I work with vulnerable children and she often tells me how shocked she is that some people treat their children so badly that my services are needed..hilarious, she was so controlling, nasty and abusive.
I was slapped for no reason, told constantly she didn’t give birth to me for me to not make her proud, I was useless because I didn’t go to uni, if I had male friends I was a slag, said nobody would want me unless it was just for sex, said if only get anywhere in life if I married a doctor/lawyer, I was a nanny and she said she was too embarrassed to tell her friend, why can’t I be more like x’s children etc.
Needless to say, my first relationship was very abusive, my second one was scarily controlling and in my marriage my husband cheated..I never thought I deserved anything else.
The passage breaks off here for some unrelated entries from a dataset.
diff --git a/ngmlr_amd/csrc/cvx_launch.h b/ngmlr_amd/csrc/cvx_launch.h
--- a/ngmlr_amd/csrc/cvx_launch.h
+++ b/ngmlr_amd/csrc/cvx_launch.h
@@ -81,7 +81,9 @@
 hipError_t launch_plan(const RowDesc *rows, const RowSrc *rsrc, const TileIn *tin, TilePlan *plan, int n_tiles, uint64_t rows_per_tile,
 		unsigned long long max_matrix_mb, hipStream_t st);
 hipError_t launch_backtrack(const BacktrackArgs &a, const int32_t *order, int n_order, int group, hipStream_t st);
-hipError_t launch_finalize(const TileOut *tout, const TilePlan *plan, uint64_t *dst_off, ResultRec *res,
+static const int kFinalizeTile = 256;
+inline int finalize_blocks(int n_tiles) { return n_tiles > 0 ? (n_tiles + kFinalizeTile - 1) / kFinalizeTile : 0; }
+hipError_t launch_finalize(const TileOut *tout, const TilePlan *plan, uint64_t *dst_off, uint64_t *part, ResultRec *res,
 		BatchSummary *sum, int32_t *counters, int n_tiles, uint64_t dense_cap, hipStream_t st);
 hipError_t launch_compact(const int32_t *regions, const TileRun *trun, const TileOut *tout,
 		const uint64_t *dst_off, uint32_t *dense, int n_tiles, uint64_t dense_cap, hipStream_t st);
diff --git a/ngmlr_amd/csrc/cvx_plan_logic.h b/ngmlr_amd/csrc/cvx_plan_logic.h
--- /dev/null
+++ b/ngmlr_amd/csrc/cvx_plan_logic.h
@@ -0,0 +1,260 @@
+#ifndef CVX_PLAN_LOGIC_H
+#define CVX_PLAN_LOGIC_H
+
+#include <stdint.h>
+
+#include "cvx_types.h"
+
+#if defined(__HIPCC__)
+#define CVX_HD __host__ __device__ inline
+#else
+#define CVX_HD inline
+#endif
+
+namespace cvx {
+
+static const int kPlanStrip = 1536;
+static const int kPlanAhead = 511;
+static const int kPlanCap = 2048;
+static_assert(kPlanCap == kPlanStrip + kPlanAhead + 1 && (kPlanCap & (kPlanCap - 1)) == 0, "ring = strip + stretch behind it + the row above");
+
+struct PlanRows {
+	const RowDesc2 *rows;
+	int32_t fmt, width, off0;
+	float k, d, right;
+};
+
+CVX_HD RowDesc2 plan_row_at(const PlanRows &p, const int y) {
+	RowDesc2 r;
+	if (p.fmt == kRowsAffine || p.fmt == kRowsConst) {
+		r.x = p.fmt == kRowsConst ? p.off0 : affine_row_offset(y, p.d, p.k, p.right);
+		r.y = p.width;
+	} else {
+		r = p.rows[y];
+	}
+	return r;
+}
+CVX_HD int32_t plan_row_len(const PlanRows &p, const int y) {
+	return (p.fmt == kRowsAffine || p.fmt == kRowsConst) ? p.width : p.rows[y].y;
+}
+
+CVX_HD void plan_row_span(const RowDesc2 ol, const int W, const int y, int &gs, int &ge) {
+	long long lo = ol.x > 0 ? ol.x : 0;
+	long long hi = (long long) ol.x + (long long) ol.y;
+	if (hi > W) hi = W;
+	if (hi < lo) hi = lo;
+	gs = (int) (lo + y);
+	ge = (int) (hi + y);
+}
+
+struct PlanAcc {
+	unsigned long long cells, active;
+	int need, flags, maxlen, rendmax, r0min;
+};
+CVX_HD PlanAcc plan_acc_init() {
+	PlanAcc a;
+	a.cells = 0; a.active = 0; a.need = 1; a.flags = 0; a.maxlen = 0; a.rendmax = -0x7fffffff; a.r0min = 0x7fffffff;
+	return a;
+}
+
+template <typename Pred>
+CVX_HD int plan_first_row_at(const int y, const int gs, const int lim, const int H, Pred starts_before) {
+	int lo = y + 1, hi = H;
+	int g = y + 1 + ((lim - gs) >> 1);
+	g = g < lo ? lo : g;
+	if (g < hi) {
+		if (starts_before(g)) {
+			lo = g + 1;
+			for (int step = 1; lo < hi; step <<= 1) {
+				const int p = (lo + step - 1 < hi) ? lo + step - 1 : hi - 1;
+				if (starts_before(p)) lo = p + 1; else { hi = p; break; }
+			}
+		} else {
+			hi = g;
+			for (int step = 1; lo < hi; step <<= 1) {
+				const int p = (hi - step > lo) ? hi - step : lo;
+				if (starts_before(p)) { lo = p + 1; break; } else hi = p;
+			}
+		}
+	}
+	while (lo < hi) {
+		const int mid = (lo + hi) >> 1;
+		if (starts_before(mid)) lo = mid + 1; else hi = mid;
+	}
+	return lo;
+}
+
+CVX_HD int plan_insertion_extent(const PlanRows &p, const int W, const int H, const int y) {
+	const RowDesc2 ol = plan_row_at(p, y);
+	long long lo_y = ol.x > 0 ? ol.x : 0;
+	long long hi_y = (long long) ol.x + (long long) ol.y;
+	if (hi_y > W) hi_y = W;
+	if (hi_y < lo_y) hi_y = lo_y;
+	int a = y + 1, b = H;
+	while (a < b) {
+		const int mid = (a + b) >> 1;
+		const RowDesc2 om = plan_row_at(p, mid);
+		const long long lo_m = om.x > 0 ? om.x : 0;
+		if (lo_m < hi_y) a = mid + 1; else b = mid;
+	}
+	return a - y;
+}
+
+template <typename Pred>
+CVX_HD void plan_row_common(PlanAcc &a, const PlanRows &p, const int W, const int H, const int y, const int len,
+		const int gs, const int ge, const int pgs, const int pge, const int lim, Pred starts_before) {
+	a.cells += (unsigned long long) (long long) len;
+	a.active += (unsigned long long) (ge - gs);
+	if (len > a.maxlen) a.maxlen = len;
+	if (ge > a.rendmax) a.rendmax = ge;
+	if (gs < a.r0min) a.r0min = gs;
+	if (y > 0) {
+		if (gs <= pgs) a.flags |= kPlanIrregular;
+		if (ge < pge) a.flags |= kPlanIrregular;
+	}
+	const int n = plan_first_row_at(y, gs, lim, H, starts_before) - y + 1;
+	if (n > a.need) a.need = n;
+	if (H > 32767) {
+		const int ext = plan_insertion_extent(p, W, H, y);
+		if (ext > a.maxlen) a.maxlen = ext;
+	}
+}
+
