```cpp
extern "C" {
hipError_t yafamd_launch_camera(const DevScene *S, const DevPaths *P, const DevQueues *Q, const DevCounters *cnt,
                                const DevJob *jobs, int n_jobs, uint64_t chunk_base, int n, hipStream_t st);
hipError_t yafamd_launch_surface(const DevScene *S, const DevQueues *Q, const DevCounters *cnt, hipStream_t st);
hipError_t yafamd_launch_tshadow(const DevScene *S, const DevQueues *Q, const DevCounters *cnt, const DevPaths *P, hipStream_t st);
hipError_t yafamd_launch_spawn(const DevScene *S, const DevPaths *P, const DevQueues *Q, const DevCounters *cnt, uint32_t s0, int n,
                               hipStream_t st);
hipError_t yafamd_launch_combine(const DevScene *S, uint32_t lo, uint32_t hi, int final_level, float4 *samples, const DevJob *jobs,
                                 int n_jobs, uint64_t chunk_base, hipStream_t st);
hipError_t yafamd_launch_trace(const DevScene *S, const DevQueues *Q, const DevCounters *cnt, const DevPaths *P,
                               DevStats *stats, int stack_depth, int *spill, int grid, hipStream_t st);
int yafamd_trace_block();
int yafamd_shade_fused();
int yafamd_walk_lds_levels(int pm_stack);
int yafamd_walk_threads(const DevScene *S);
int yafamd_shade_fused_for(const DevScene *S);
int yafamd_experiments();
int yafamd_trace_blocks_per_cu(int lds_scene, int wide, size_t dyn_lds);
int yafamd_shade_blocks_per_cu();
hipError_t yafamd_launch_shade(const DevScene *S, const DevPaths *Pc, const DevPaths *Pn, const DevQueues *Q,
                               const DevQueues *Qn, const DevNeeQueue *N, const DevNeeQueue *G, const DevCounters *cnt,
                               const DevCounters *cnt_next, float4 *samples, const DevJob *jobs, int n_jobs, uint64_t chunk_base,
                               hipStream_t st);
int yafamd_path_eligible(const DevScene *S, int stack_depth, int spill);
int yafamd_path_blocks_per_cu(const DevScene *S, int stack_depth);
hipError_t yafamd_launch_path(const DevScene *S, float4 *samples, const DevJob *jobs, int n_jobs, uint64_t chunk_base, uint32_t n,
                              uint32_t *next, int stack_depth, int grid, hipStream_t st);
hipError_t yafamd_launch_nee(const DevScene *S, const DevNeeQueue *N, const DevPaths *Pn, const DevQueues *Qn,
                             const DevCounters *cnt_next, int stack_depth, hipStream_t st);
int yafamd_nee_blocks_per_cu();
hipError_t yafamd_photon_emit(const DevScene *S, const PhotonState *P, const PhotonSet *L, uint32_t n_photons, uint32_t h0, uint32_t n_local,
                              int max_bounces, hipStream_t st);
hipError_t yafamd_photon_bounce(const DevScene *S, const PhotonState *P, const PhotonSet *L, uint32_t n_photons, uint32_t h0,
                                uint32_t n_local, int max_bounces, int bounce, int cur, int stack_depth, int *spill, int grid, hipStream_t st);
hipError_t yafamd_photon_compact(const PhotonState *P, uint32_t *scratch_counts, uint32_t *total_dev, float4 *pos, float4 *dir, float *colb,
                                 hipStream_t st);
hipError_t yafamd_launch_gather(const DevScene *S, const DevNeeQueue *G, const DevCounters *cnt_next, float4 *samples,
                                const DevJob *jobs, int n_jobs, uint64_t chunk_base, const GatherLogDesc *log, hipStream_t st);
// ... 2037 lines not shown
	if(const char *e = std::getenv("YAFARAY_AMD_OVERLAP_SHADOW_GRID"); e && atoi(e) > 0)
		ov_shadow_grid = (int)S.n_seg * std::max(1, std::min(atoi(e), d.trace_grid) / (int)S.n_seg);
	ov_shadow = ov_shadow && overlap && d.spill.p == nullptr;
	bool lpc_on = S.integrator == INT_PATH && S.n_lights > 1 && !S.tree && (rp.shard_world <= 1 || group_render);
	if(const char *lp = std::getenv("YAFARAY_AMD_LIGHT_PICK"); lp && std::string(lp) == "hash") lpc_on = false;
	lpc_carry_ = 0;
	S.lpc = nullptr;
	S.lpc_mode = 0;
	S.nee_pm16 = 0;
	if(const char *e = std::getenv("YAFARAY_AMD_NEE_PM16"); e && *e == '1') S.nee_pm16 = 1;
	if(const char *e = std::getenv("YAFARAY_AMD_W_LIVE"); e && *e == '1') S.w_live = 1;
	S.no_lean = 0;
	S.fg_probe = 0;
	if(const char *e = std::getenv("YAFARAY_AMD_FG_PROBE"); e && *e) S.fg_probe = atoi(e);
	if(const char *e = std::getenv("YAFARAY_AMD_SHADE_LEAN"); e && *e == '0') S.no_lean = 1;
	int path_grid = 0;
	if(!lpc_on)
	{
		const char *pe = std::getenv("YAFARAY_AMD_PATH");
		const bool on = yafamd_experiments() && pe && std::string(pe) == "mega";
		if(on && yafamd_path_eligible(&S, d.lds_stack, d.lds_stack < d.stack_depth ? 1 : 0))
		{
			path_grid = std::min(d.trace_grid, d.n_cu * std::max(1, yafamd_path_blocks_per_cu(&S, d.lds_stack)));
			if(const char *e = getenv("YAFARAY_AMD_PATH_GRID")) path_grid = std::min(d.trace_grid, std::max(1, atoi(e)));
			if(!ensure(log_, d.path_next, 16)) return false;
		}
	}
	const int n_paths = std::max(1, S.path_samples);
	const int iters = (S.integrator == INT_PATH) ? 2 + n_paths * (S.bounces + 2) : 3;

	auto ensureEvents = [&](size_t need) -> bool {
		while(d.ev_pool.size() < need)
		{
			hipEvent_t e;
			HIPCHECK(hipEventCreate(&e));
			d.ev_pool.push_back(e);
		}
		return true;
	};
	if(!ensureEvents(2)) return false;
	HIPCHECK(hipEventRecord(d.ev_pool[0], d.stream));
	DevStats *run_stats = dstats;
	auto iterate = [&](uint64_t base) -> bool {
		int cur = 0;
		const bool count_run = S.lpc_mode == 1;
		bool closest_done = false;
		for(int it = 0; it < iters; ++it)
		{
			DevQueues qc = d.Q[cur];
			if(it != 0 || (S.cur_level == 0 && !S.cam.ray_tt)) qc.ray_tt = nullptr;
			qc.tmin_dflt = it == 0 ? 0.f : S.ray_min_dist;
			qc.perm = nullptr;
			qc.trace_part = closest_done ? TRACE_SHADOW : TRACE_BOTH;
			const bool join_pending = closest_done && ov_shadow;
			closest_done = false;
			if(ray_bin && it >= 1 && !count_run)
			{
				size_t tb = d.bin_tmp.bytes;
// ... 11 lines not shown
				}();
				if(!ok)
				{
					(void)hipStreamSynchronize(d.side);
					return false;
				}
			}
			else
				PROF(KK_TRACE, yafamd_launch_trace(&S, &qc, &cnt[cur], &d.P[cur], run_stats, d.lds_stack, (int *)d.spill.p,
				                                    S.tr_shad ? d.trace_grid_bvh4 : d.trace_grid, d.stream));
			if(S.tr_shad && !count_run) PROF(KK_TSHADOW, yafamd_launch_tshadow(&S, &qc, &cnt[cur], &d.P[cur], d.stream));
			if(S.has_attr) PROF(KK_SURFACE, yafamd_launch_surface(&S, &qc, &cnt[cur], d.stream));
			if(S.lpc_mode == 3)
				HIPCHECK(yafamd_dfr_segoff(&cnt[cur], S.n_seg, (uint32_t *)d.dfr_segoff.p, (uint32_t *)d.dfr_misc.p, S.dfr_cap,
				                           (uint32_t *)d.dfr_misc.p + 1, (uint32_t *)d.dfr_its.p, d.stream));
			PROF(KK_SHADE, yafamd_launch_shade(&S, &d.P[cur], &d.P[cur ^ 1], &qc, &d.Q[cur ^ 1], &d.N, &d.G, &cnt[cur], &cnt[cur ^ 1],
			                             (float4 *)d.samples.p, (const DevJob *)d.jobs.p, n_jobs, base, d.stream));

			const bool dl_pipeline = S.integrator != INT_PATH;
			if(S.gather_on && !count_run && (!dl_pipeline || it == 1 || (S.show_map && it == 0)))
			{
				if(S.fg_on && fg_paths)
				{
					if(!fgPrepare()) return false;
					for(uint32_t j0 = 0; j0 < S.cap_a; j0 += fgb.seg_cap)
					{
						FgBatch B = fgb;
						B.j0 = j0;
						HIPCHECK(hipMemsetAsync(fgb.long_count, 0, (size_t)S.n_seg * 4, d.stream));
						PROF(KK_FG, yafamd_launch_fg_paths(&S, &d.G, &cnt[cur ^ 1], d.lds_stack, (int *)d.spill.p, d.trace_grid, &B, d.stream));
					}
				}
// ... 58 lines not shown
		if(rp.on_chunk && base > 0)
		{
			HIPCHECK(hipStreamSynchronize(d.stream));
			rp.on_chunk(base, n_total);
			if(canceled && *canceled) break;
		}
		if(path_grid > 0)
		{
			HIPCHECK(hipMemsetAsync(d.path_next.p, 0, 4, d.stream));
			PROF(KK_PATH, yafamd_launch_path(&S, (float4 *)d.samples.p, (const DevJob *)d.jobs.p, n_jobs, base, (uint32_t)n, (uint32_t *)d.path_next.p,
			                                 d.lds_stack, path_grid, d.stream));
			continue;
		}
		if(S.tree) HIPCHECK(hipMemsetAsync(d.spawn_count.p, 0, 16, d.stream));
		S.cur_level = 0;
		PROF(KK_CAMERA, yafamd_launch_camera(&S, &d.P[0], &d.Q[0], &cnt[0], (const DevJob *)d.jobs.p, n_jobs, base, n, d.stream));
		if(!iterate(base)) return false;
		if(!S.tree) continue;
		std::vector<std::pair<uint32_t, uint32_t>> levels;
		uint32_t done = 0;
		for(int level = 1;; ++level)
		{
			uint32_t hc[2] = {0, 0};
			HIPCHECK(hipMemcpyAsync(hc, d.spawn_count.p, 8, hipMemcpyDeviceToHost, d.stream));
			HIPCHECK(hipStreamSynchronize(d.stream));
			if(hc[1] && !tree_overflow_logged)
			{
				log_.error("Integrator: the specular recursion tree exceeded its " + std::to_string(S.spawn_cap) + " node records; deeper rays dropped");
				tree_overflow_logged = true;
			}
			const uint32_t total_spawned = std::min(hc[0], S.spawn_cap);
// ... 376 lines not shown
		S.pass_offset = 0;
		S.plist = nullptr;
		S.fg_pass_samples = 0;
		rp.film.spp = spp;
		if(light_mult)
		{
			HIPCHECK(hipStreamSynchronize(d.stream));
			lightLayout(1.f, d.pass_lights);
			HIPCHECK(hipMemcpy(d.lights.p, d.pass_lights.data(), d.pass_lights.size() * sizeof(DevLight), hipMemcpyHostToDevice));
		}
	}
	HIPCHECK(hipEventRecord(d.ev_pool[1], d.stream));
	HIPCHECK(hipStreamSynchronize(d.stream));
	float ms = 0.f;
	HIPCHECK(hipEventElapsedTime(&ms, d.ev_pool[0], d.ev_pool[1]));
	DevStats hs{};
	{
		std::vector<DevStats> per_block(2 * (size_t)d.trace_grid);
		HIPCHECK(hipMemcpy(per_block.data(), d.stats.p, sizeof(DevStats) * per_block.size(), hipMemcpyDeviceToHost));
		for(const DevStats &b : per_block)
		{
			hs.closest_rays += b.closest_rays;
			hs.shadow_rays += b.shadow_rays;
			hs.node_visits += b.node_visits;
			hs.tri_tests += b.tri_tests;
			hs.shade_entries += b.shade_entries;
			hs.nee_requests += b.nee_requests;
			hs.gather_queries += b.gather_queries;
			hs.gather_visits += b.gather_visits;
			hs.gather_photons += b.gather_photons;
// ... 480 lines not shown
```

libyafaray_amd/csrc/render.h:

```cpp
#pragma once

#include "bvh.h"
#include "devscene.h"
#include "host.h"

#include <condition_variable>
#include <cstdint>
#include <functional>
#include <memory>
#include <mutex>
#include <string>
#include <vector>

namespace yafamd
{


struct HostScene
{
	BvhOutput bvh;
	bool gpu_build = false;
	std::vector<float> verts;
	std::vector<int> tris;
	int ploc_iters = 0;
// ... 45 lines not shown
{
	int passes = 1;
	int inc_samples = 1;
	float light_sample_multiplier_factor = 1.f;
	float indirect_sample_multiplier_factor = 1.f;
	float threshold = 0.05f;
	float resampled_floor = 0.f;
	float sample_multiplier_factor = 1.f;
	DevAaParams dev{0, 0, 0.f, 10, 0};
};

enum KernelKind : int
{
	KK_CAMERA = 0, KK_TRACE, KK_SURFACE, KK_TSHADOW, KK_SHADE, KK_NEE, KK_GATHER, KK_SPAWN, KK_COMBINE, KK_FILM, KK_AA,
	KK_PHOTON_EMIT, KK_PHOTON_BOUNCE, KK_PHOTON_COMPACT, KK_PHOTON_TREE, KK_FG, KK_PREGATHER, KK_GATHER_WALK, KK_PATH, KK_DFR,
	KK_LAYER_HITS, KK_LAYER_FILM, KK_COUNT
};
inline const char *kernelKindName(int k)
{
	static const char *n[KK_COUNT] = {"k_camera", "k_trace", "k_surface", "k_tshadow", "k_shade", "k_nee", "k_gather", "k_spawn",
	                                  "k_combine", "k_film", "aa_next_pass", "k_photon_emit", "k_photon_bounce", "photon_compact",
	                                  "pkd_build", "k_fg", "k_pregather", "k_gather_walk", "k_path", "k_dfr", "k_layer_hits", "k_layer_film"};
	return (k >= 0 && k < KK_COUNT) ? n[k] : "";
}
struct KernelTimes
{
	double ms[KK_COUNT] = {};
	uint64_t launches[KK_COUNT] = {};
	uint64_t items[KK_COUNT] = {};
};

struct LayerParams
{
	std::vector<int> kinds;
	std::vector<float> mat_index;
	std::vector<int> obj_seg;
	float mat_highest = 1.f, obj_highest = 1.f;
// ... 132 lines not shown
```

Measured before the change: 2248.

## Specialise lean shade kernel per wavefront stage and skip camera pr writes

Adds stage-specialised instantiations of the lean k_shade kernel (camera, first-hit, bounce). In these the stage is known at compile time, so stage-dependent branches, pwo loads and stores, and pending-flag handling fold away. For the camera stage the path record is recomputed from the thread index instead of being read, and k_camera no longer writes it. A device error counter checks the stage assumptions and the host fails the render if any are violated, which adds atomics on the guard path, an extra host readback, and more kernel variants to compile.

```diff
diff --git a/libyafaray_amd/csrc/kernels.hip b/libyafaray_amd/csrc/kernels.hip
--- a/libyafaray_amd/csrc/kernels.hip
+++ b/libyafaray_amd/csrc/kernels.hip
@@ -37,6 +37,12 @@
 #define YAF_FUSE_LEAN 0
 #endif
 constexpr int kShadeBlock = 256;
+#ifndef YAF_SHADE_CAMERA_BLOCK
+#define YAF_SHADE_CAMERA_BLOCK 256
+#endif
+constexpr int kShadeCameraBlock = YAF_SHADE_CAMERA_BLOCK;
+
+enum : int { SG_ANY = 0, SG_CAMERA = 1, SG_FIRST = 2, SG_BOUNCE = 3 };
 
 enum : uint32_t
 {
@@ -226,6 +232,8 @@
 #else
 #define NEE_PM_GUARD(cond) do {} while(0)
 #endif
+constexpr int kStageErrWords = 32;
+__device__ uint32_t g_shade_stage_err[kStageErrWords] = {};
 __device__ __forceinline__ void neePmStore(const DevScene &S, uint4 *pm, uint32_t j, uint32_t offset, uint32_t sample_idx, uint32_t mode_l)
 {
 	if(neePm8(S))
@@ -415,7 +423,7 @@
 }
 
 __global__ void __launch_bounds__(256) k_camera(DevScene S, DevPaths P, DevQueues Q, DevCounters cnt,
-                                                 const DevJob *jobs, int n_jobs, uint64_t chunk_base, int n)
+                                                 const DevJob *jobs, int n_jobs, uint64_t chunk_base, int n, int write_pr)
 {
 	const int i = blockIdx.x * blockDim.x + threadIdx.x;
 	if((uint32_t)i < S.n_seg)
@@ -434,7 +442,10 @@
 	cameraRay(S, sc, from, dir, tmin, tmax, seed);
 	storeQRay(Q, a, from, dir);
 	if(S.cam.ray_tt) Q.ray_tt[a] = make_float2(tmin, tmax);
-	if(!S.tree) reinterpret_cast<uint2 *>(P.pr)[a] = make_uint2((uint32_t)i, ST_CAMERA);
+	if(!S.tree)
+	{
+		if(write_pr) reinterpret_cast<uint2 *>(P.pr)[a] = make_uint2((uint32_t)i, ST_CAMERA);
+	}
 	else
 	{
 		const int cx = sc.x + S.crop_x0, cy = sc.y + S.crop_y0;
@@ -2443,7 +2454,17 @@
 	const DevJob *jobs;
 	int n_jobs;
 	uint64_t chunk_base;
+	int stage_it;
 };
+
+template<int STAGE>
+__device__ __forceinline__ uint32_t stageOf(uint32_t stage)
+{
+	if constexpr(STAGE == SG_CAMERA) return ST_CAMERA;
+	else if constexpr(STAGE == SG_FIRST) return ST_FIRST;
+	else if constexpr(STAGE == SG_BOUNCE) return (stage & 0xffu) == ST_NORAY ? ST_NORAY : ST_BOUNCE;
+	else return stage & 0xffu;
+}
 
 __device__ __forceinline__ void writeSampleAt(const ShadeArgs &A, const SampleCoord &sc, C3 col, float alpha)
 {
@@ -2507,9 +2528,12 @@
 	S.node_child[node] = child;
 }
 
-template<bool SMALL, bool EXT, bool FUSED = false, bool LEAN = false, bool DEFER = false>
-__global__ void __launch_bounds__(kShadeBlock, EXT ? 1 : (LEAN ? YAF_SHADE_LEAN_WAVES : YAF_SHADE_MIN_WAVES)) k_shade(ShadeArgs A)
-{
+template<bool SMALL, bool EXT, bool FUSED = false, bool LEAN = false, bool DEFER = false, int STAGE = SG_ANY>
+__global__ void __launch_bounds__(STAGE == SG_CAMERA ? kShadeCameraBlock : kShadeBlock,
+                                  STAGE == SG_CAMERA ? kShadeCameraBlock / 64 : (EXT ? 1 : (LEAN ? YAF_SHADE_LEAN_WAVES : YAF_SHADE_MIN_WAVES)))
+k_shade(ShadeArgs A)
+{
+	static_assert(STAGE == SG_ANY || (LEAN && !EXT && !FUSED && !DEFER), "a fixed stage is the lean non-fused kernel's");
 	extern __shared__ uint4 shade_smem[];
 	DevScene S_ = stageTables<SMALL>(A.S, shade_smem);
 	if constexpr(LEAN)
@@ -2551,7 +2575,7 @@
 	PHASE_DECL
 #if YAF_SHADE_PREFETCH
 	uint2 pr_n = make_uint2(0u, ST_NORAY);
-	if(compact && threadIdx.x < n_a) pr_n = reinterpret_cast<const uint2 *>(Pc.pr)[a0 + threadIdx.x];
+	if(STAGE != SG_CAMERA && compact && threadIdx.x < n_a) pr_n = reinterpret_cast<const uint2 *>(Pc.pr)[a0 + threadIdx.x];
 #endif
 	for(uint32_t base_j = 0; base_j < n_a; base_j += stride)
 	{
@@ -2559,7 +2583,7 @@
 		const uint32_t i = a0 + base_j + threadIdx.x;
 #if YAF_SHADE_PREFETCH
 		const uint2 pr_cur = pr_n;
-		if(compact && base_j + stride + threadIdx.x < n_a) pr_n = reinterpret_cast<const uint2 *>(Pc.pr)[i + stride];
+		if(STAGE != SG_CAMERA && compact && base_j + stride + threadIdx.x < n_a) pr_n = reinterpret_cast<const uint2 *>(Pc.pr)[i + stride];
 #endif
 		uint32_t sid = 0, stage = ST_NORAY, flags = 0;
 		uint2 pix = make_uint2(0u, 0u), rng = make_uint2(0u, 0u);
@@ -2573,12 +2597,20 @@
 			if(compact)
 			{
 #if YAF_SHADE_PREFETCH
-				const uint2 pr = pr_cur;
+				uint2 pr = pr_cur;
 #else
-				const uint2 pr = reinterpret_cast<const uint2 *>(Pc.pr)[i];
-#endif
+				uint2 pr = make_uint2(0u, ST_CAMERA);
+				if(STAGE != SG_CAMERA) pr = reinterpret_cast<const uint2 *>(Pc.pr)[i];
+#endif
+				if constexpr(STAGE == SG_CAMERA)
+				{
+					const uint32_t off = i - a0;
+					pr = make_uint2(((off / 256u) * S.n_seg + seg) * 256u + off % 256u, ST_CAMERA);
+				}
 				sid = pr.x;
 				stage = pr.y;
+				if constexpr(STAGE == SG_FIRST || STAGE == SG_BOUNCE)
+					if(stageOf<STAGE>(stage) != (stage & 0xffu)) atomicAdd(&g_shade_stage_err[min(A.stage_it, kStageErrWords - 1)], 1u);
 				sc = sampleAt(S, A.jobs, A.n_jobs, A.chunk_base + (uint64_t)sid);
 				pix = make_uint2(fnv32((uint32_t)(sc.y + S.crop_y0) * fnv32((uint32_t)(sc.x + S.crop_x0))),
 				                 S.base_offset + S.pass_offset + (uint32_t)sc.s);
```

If I ever had the courage to remind her of her behaviour she would deny until she was blue in the face, she has an amazing ability to get people to take her side, she tells people we are like best friends Grin
She tells me constantly my children are the only good thing she has in her life and so I try to protect them from her now.
We are low contact now purely because after 40 years I gained the courage to move my family away, the guilt I’ve had to put up with is horrendous!
I looked up the FOG and realised I was also projecting it onto my children..eg, asking them to put their feelings for her aside and be loving and nice to her otherwise I’ll get loads of grief.
We keep her at arms length and it’s only because I miss my dad that I keep that low contact, I’d only see him if I had to go to them..if/when one day he isn’t here I imagine contact will stop completely.